I’m hoping to talk about laughter. And yes, first post about week_of_science in a few hours. Meanwhile, the feed is here:

http://www.justscience.net/?feed=rss2

Lets get started!

Perspectives On Bioinformatics

Despite having spent (almost) four years of my life studying Bioinformatics, I couldn’t precisely define it now if you asked me to. Yes, I can expand the name – the application of computer science to biological question. So what, then, is Computational Biology?*
Stumped.

Alright then, one can say, Bioinformatics is is application of biology to computer science. Like … (grappling desperately for buzz words) … genetic algorithms! And … Um*…
Stumped.

So what’s going on? Do I know nothing? Or do I pull the standard “Bioinformatics is like Life and Beauty. Definition varies from person to person.” (It does, by the way.)
Too corny.

Wait, lets start over, with the standard lines everybody loves to use, “With the exponential increase in the amount of biological data available today, it is increasingly important to use computational apporaches to arrive at solutions to critical biological questions. Bioinformatics is the name of the field that intgrates computer science and biology. It is a multi-disciplinary field, with applications in structural biology, biophysics, pharmaceutical industries, genomics, micrbiology, microarray technology,” and a whole lot more. There is Big Money in it.

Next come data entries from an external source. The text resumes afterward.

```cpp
__device__ __forceinline__ void coop_raster(const View &v, const int X[3], const int Y[3], const float iw3[3],
                                            unsigned t, unsigned long long *__restrict__ vis, int lane) {
    const int minx = min(X[0], min(X[1], X[2])), maxx = max(X[0], max(X[1], X[2]));
    const int miny = min(Y[0], min(Y[1], Y[2])), maxy = max(Y[0], max(Y[1], Y[2]));
    const int ci0 = max((minx + SUB / 2 - 1) >> 8, 0), ci1 = min((maxx - SUB / 2) >> 8, v.w - 1);
    const int cj0 = max((miny + SUB / 2 - 1) >> 8, 0), cj1 = min((maxy - SUB / 2) >> 8, v.h - 1);
    const int area2 = (X[1] - X[0]) * (Y[2] - Y[0]) - (X[2] - X[0]) * (Y[1] - Y[0]);
    int dx[3], dy[3], bias[3], xa[3], ya[3];
#pragma unroll
    for (int k = 0; k < 3; ++k) {
        const int a = (k + 1) % 3, b = (k + 2) % 3;
        dx[k] = X[b] - X[a];
        dy[k] = Y[b] - Y[a];
        xa[k] = X[a];
        ya[k] = Y[a];
        bias[k] = (dy[k] < 0 || (dy[k] == 0 && dx[k] > 0)) ? 0 : 1;
    }
    const float inv_area = exact_rcp_unchecked((float)area2);
    const unsigned long long lo = (unsigned long long)(0xFFFFFFFFu - t);
    const int lx = lane & 7, ly = lane >> 3;
    for (int by = cj0; by <= cj1; by += 8)
        for (int bx = ci0 & ~7; bx <= ci1; bx += 8) {
            const int i = bx + lx, j = by + ly;
            if (i < ci0 || i > ci1 || j > cj1) continue;
            const int px = i * SUB + SUB / 2, py = j * SUB + SUB / 2;
            const int w0 = mul24(dx[0], py - ya[0]) - mul24(dy[0], px - xa[0]) - bias[0];
            const int w1 = mul24(dx[1], py - ya[1]) - mul24(dy[1], px - xa[1]) - bias[1];
            const int w2 = mul24(dx[2], py - ya[2]) - mul24(dy[2], px - xa[2]) - bias[2];
            if ((w0 | w1 | w2) >= 0) {
                RSTAT(7, 1);
                const float q = __builtin_fmaf((float)(w2 + bias[2]), iw3[2],
                                               __builtin_fmaf((float)(w1 + bias[1]), iw3[1],
                                                              (float)(w0 + bias[0]) * iw3[0])) * inv_area;
                vis_max(vis, v, i, j, ((unsigned long long)__float_as_uint(q) << 32) | lo);
            }
        }
}

__device__ __forceinline__ void coop_drain(const View &v, bool parked, const Deferred &d,
                                           unsigned long long *__restrict__ vis) {
    unsigned long long mask = __ballot(parked);
    const int lane = (int)(threadIdx.x & 63);
    while (mask) {
        const int src = __ffsll((long long)mask) - 1;
        mask &= mask - 1;
        int X[3], Y[3];
        float iw3[3];
#pragma unroll
        for (int k = 0; k < 3; ++k) {
            X[k] = __builtin_amdgcn_readlane(d.X[k], src);
            Y[k] = __builtin_amdgcn_readlane(d.Y[k], src);
            iw3[k] = __int_as_float(__builtin_amdgcn_readlane(__float_as_int(d.iw[k]), src));
        }
        const unsigned t = (unsigned)__builtin_amdgcn_readlane((int)d.t, src);
        if (lane == 0) RSTAT(8, 1);
        coop_raster(v, X, Y, iw3, t, vis, lane);
    }
}

enum { EMIT_DONE = 0, EMIT_PARKED = 1, EMIT_GENERAL = 2, EMIT_PARKED_SMALL = 3 };

__device__ __forceinline__ int emit_small(const View &v, const int X[3], const int Y[3], const float *iwsrc,
                                          int n0, int n1, int n2, unsigned t, unsigned long long *__restrict__ vis,
                                          Deferred *park, bool may_park, int coop_min_w = COOP_MIN_W,
                                          int coop_min_pix = COOP_MIN_PIX, bool tell_small = false) {
    const int minx = min(X[0], min(X[1], X[2])), maxx = max(X[0], max(X[1], X[2]));
    const int miny = min(Y[0], min(Y[1], Y[2])), maxy = max(Y[0], max(Y[1], Y[2]));
    const int i0 = (minx + SUB / 2 - 1) >> 8, i1 = (maxx - SUB / 2) >> 8;
    const int j0 = (miny + SUB / 2 - 1) >> 8, j1 = (maxy - SUB / 2) >> 8;
    if (i0 > i1 || j0 > j1 || i1 < 0 || j1 < 0 || i0 > v.w - 1 || j0 > v.h - 1) return EMIT_DONE;
    if (!(maxx - minx < (1 << INLINE_LOG2) && maxy - miny < (1 << INLINE_LOG2))) return EMIT_GENERAL;
    const int area2 = mul24(X[1] - X[0], Y[2] - Y[0]) - mul24(X[2] - X[0], Y[1] - Y[0]);
    if (area2 <= 0) return EMIT_DONE;
    const int ci0 = max(i0, 0), ci1 = min(i1, v.w - 1), cj0 = max(j0, 0), cj1 = min(j1, v.h - 1);
    const float iw3[3] = {iwsrc[n0], iwsrc[n1], iwsrc[n2]};
    if (may_park && ci1 - ci0 + 1 >= coop_min_w && mul24(ci1 - ci0 + 1, cj1 - cj0 + 1) >= coop_min_pix) {
#pragma unroll
        for (int k = 0; k < 3; ++k) {
            park->X[k] = X[k];
            park->Y[k] = Y[k];
            park->iw[k] = iw3[k];
        }
        park->t = t;
        return (tell_small && ci1 - ci0 < 8 && cj1 - cj0 < 8) ? EMIT_PARKED_SMALL : EMIT_PARKED;
    }
    const int px0 = ci0 * SUB + SUB / 2, py0 = cj0 * SUB + SUB / 2;
    int dx[3], dy[3], row[3], bias[3];
#pragma unroll
    for (int k = 0; k < 3; ++k) {
        const int a = (k + 1) % 3, b = (k + 2) % 3;
        dx[k] = X[b] - X[a];
        dy[k] = Y[b] - Y[a];
        bias[k] = (dy[k] < 0 || (dy[k] == 0 && dx[k] > 0)) ? 0 : 1;
        row[k] = mul24(dx[k], py0 - Y[a]) - mul24(dy[k], px0 - X[a]) - bias[k];
    }
    const float inv_area = exact_rcp_unchecked((float)area2);
    const unsigned long long lo = (unsigned long long)(0xFFFFFFFFu - t);
    RSTAT(2, 1);
    for (int j = cj0; j <= cj1; ++j) {
        int w0 = row[0], w1 = row[1], w2 = row[2];
        for (int i = ci0; i <= ci1; ++i) {
            if ((w0 | w1 | w2) >= 0) {
                RSTAT((ci1 - ci0) == 0 ? 3 : (ci1 - ci0) < 3 ? 4 : (ci1 - ci0) < 7 ? 5 : 6, 1);
                const float q = __builtin_fmaf((float)(w2 + bias[2]), iw3[2],
                                               __builtin_fmaf((float)(w1 + bias[1]), iw3[1],
                                                              (float)(w0 + bias[0]) * iw3[0])) * inv_area;
                vis_max(vis, v, i, j, ((unsigned long long)__float_as_uint(q) << 32) | lo);
// ... 52 lines not shown
```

Obviously, the result is a disaster, with Universities jumping into “hot”, “cutting edge” courses feet first, some of them (like mine) with all the requisite hardware, but no experienced or established people. No real professors who do real research work. Of course, most universities I know of don’t give profs/lecturers time to do anything but speak, but that is an issue for a different rant. The students who are produced are confused more often than not, and since they joined such a broad based course, have no idea where they are going.

So, with your fingers stuck in several pies, what are the odds that you’ll actually know something in the field? Wouldn’t it be better to do a course in say, biophysics, and then go to bioinformatics? At least in India? (But where is a good biophysics course? And this assumes that you know what you want to do at 17-18. Most of us are not that lucky.)

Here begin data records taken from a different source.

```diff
@@ -188,5 +190,22 @@
         return False
 
 
+MLP_KERNEL_NONE, MLP_KERNEL_GENERAL, MLP_KERNEL_LEAN = 0, 1, 2
+
+
+class lean_mlp:
+
+    def __init__(self, on):
+        self.on = int(bool(on))
+
+    def __enter__(self):
+        self.prev = load().pnr_mlp_set_lean(self.on)
+        return self
+
+    def __exit__(self, *exc):
+        load().pnr_mlp_set_lean(self.prev)
+        return False
+
+
 def stream_of(device):
     return ctypes.c_void_p(torch.cuda.current_stream(device).cuda_stream)
```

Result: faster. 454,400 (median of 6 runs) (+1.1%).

Bioinformatics, I believe, is not a specialization like most (respected) industry people and research scientists believe. It is a base course to leap into an interesting field, it allows you to have a good general idea, the big picture. It is an amalgamation of a number of streams, and so being rather new, it’s still in the turbulent phase. It is what will one day, I imagine, be essential to most biology related fields, maybe even others, and be integrated so throughly that it might lose its identity as a field. Maybe. I imagine it will eventually stop being an imperfect patchwork quilt of courses and start being a solid base course. It’s like doing a B. Sc. physics when you are confused. You can go where you want. And you have time to figure it out. Four whole years. (Far be it from me to compare it to Physics. Physics is the mother of all science. B. Sc. Biology is irrelevent with the course contents these days. B. Sc. Maths rarely has the type of teachers that one need to be really interested in it. Unless you are in IIT. Then, of course, you are in IIT).

I still think it is an amazing place to be. Only, with industry deciding that B.Tech. students don’t know anything (can’t blame them), and research groups asking, “but what do you KNOW?” (with no chance of launching into the What is Knowledge? and the Transcience of IT All), one can feel incredibly lost for options.

I can’t wait for it to grow up and become a solid stream, like computer science did, so I can say I told you so.

* I do actually know the answers to that. But the average B.Tech. or M.Sc. Bioinformatics student does not.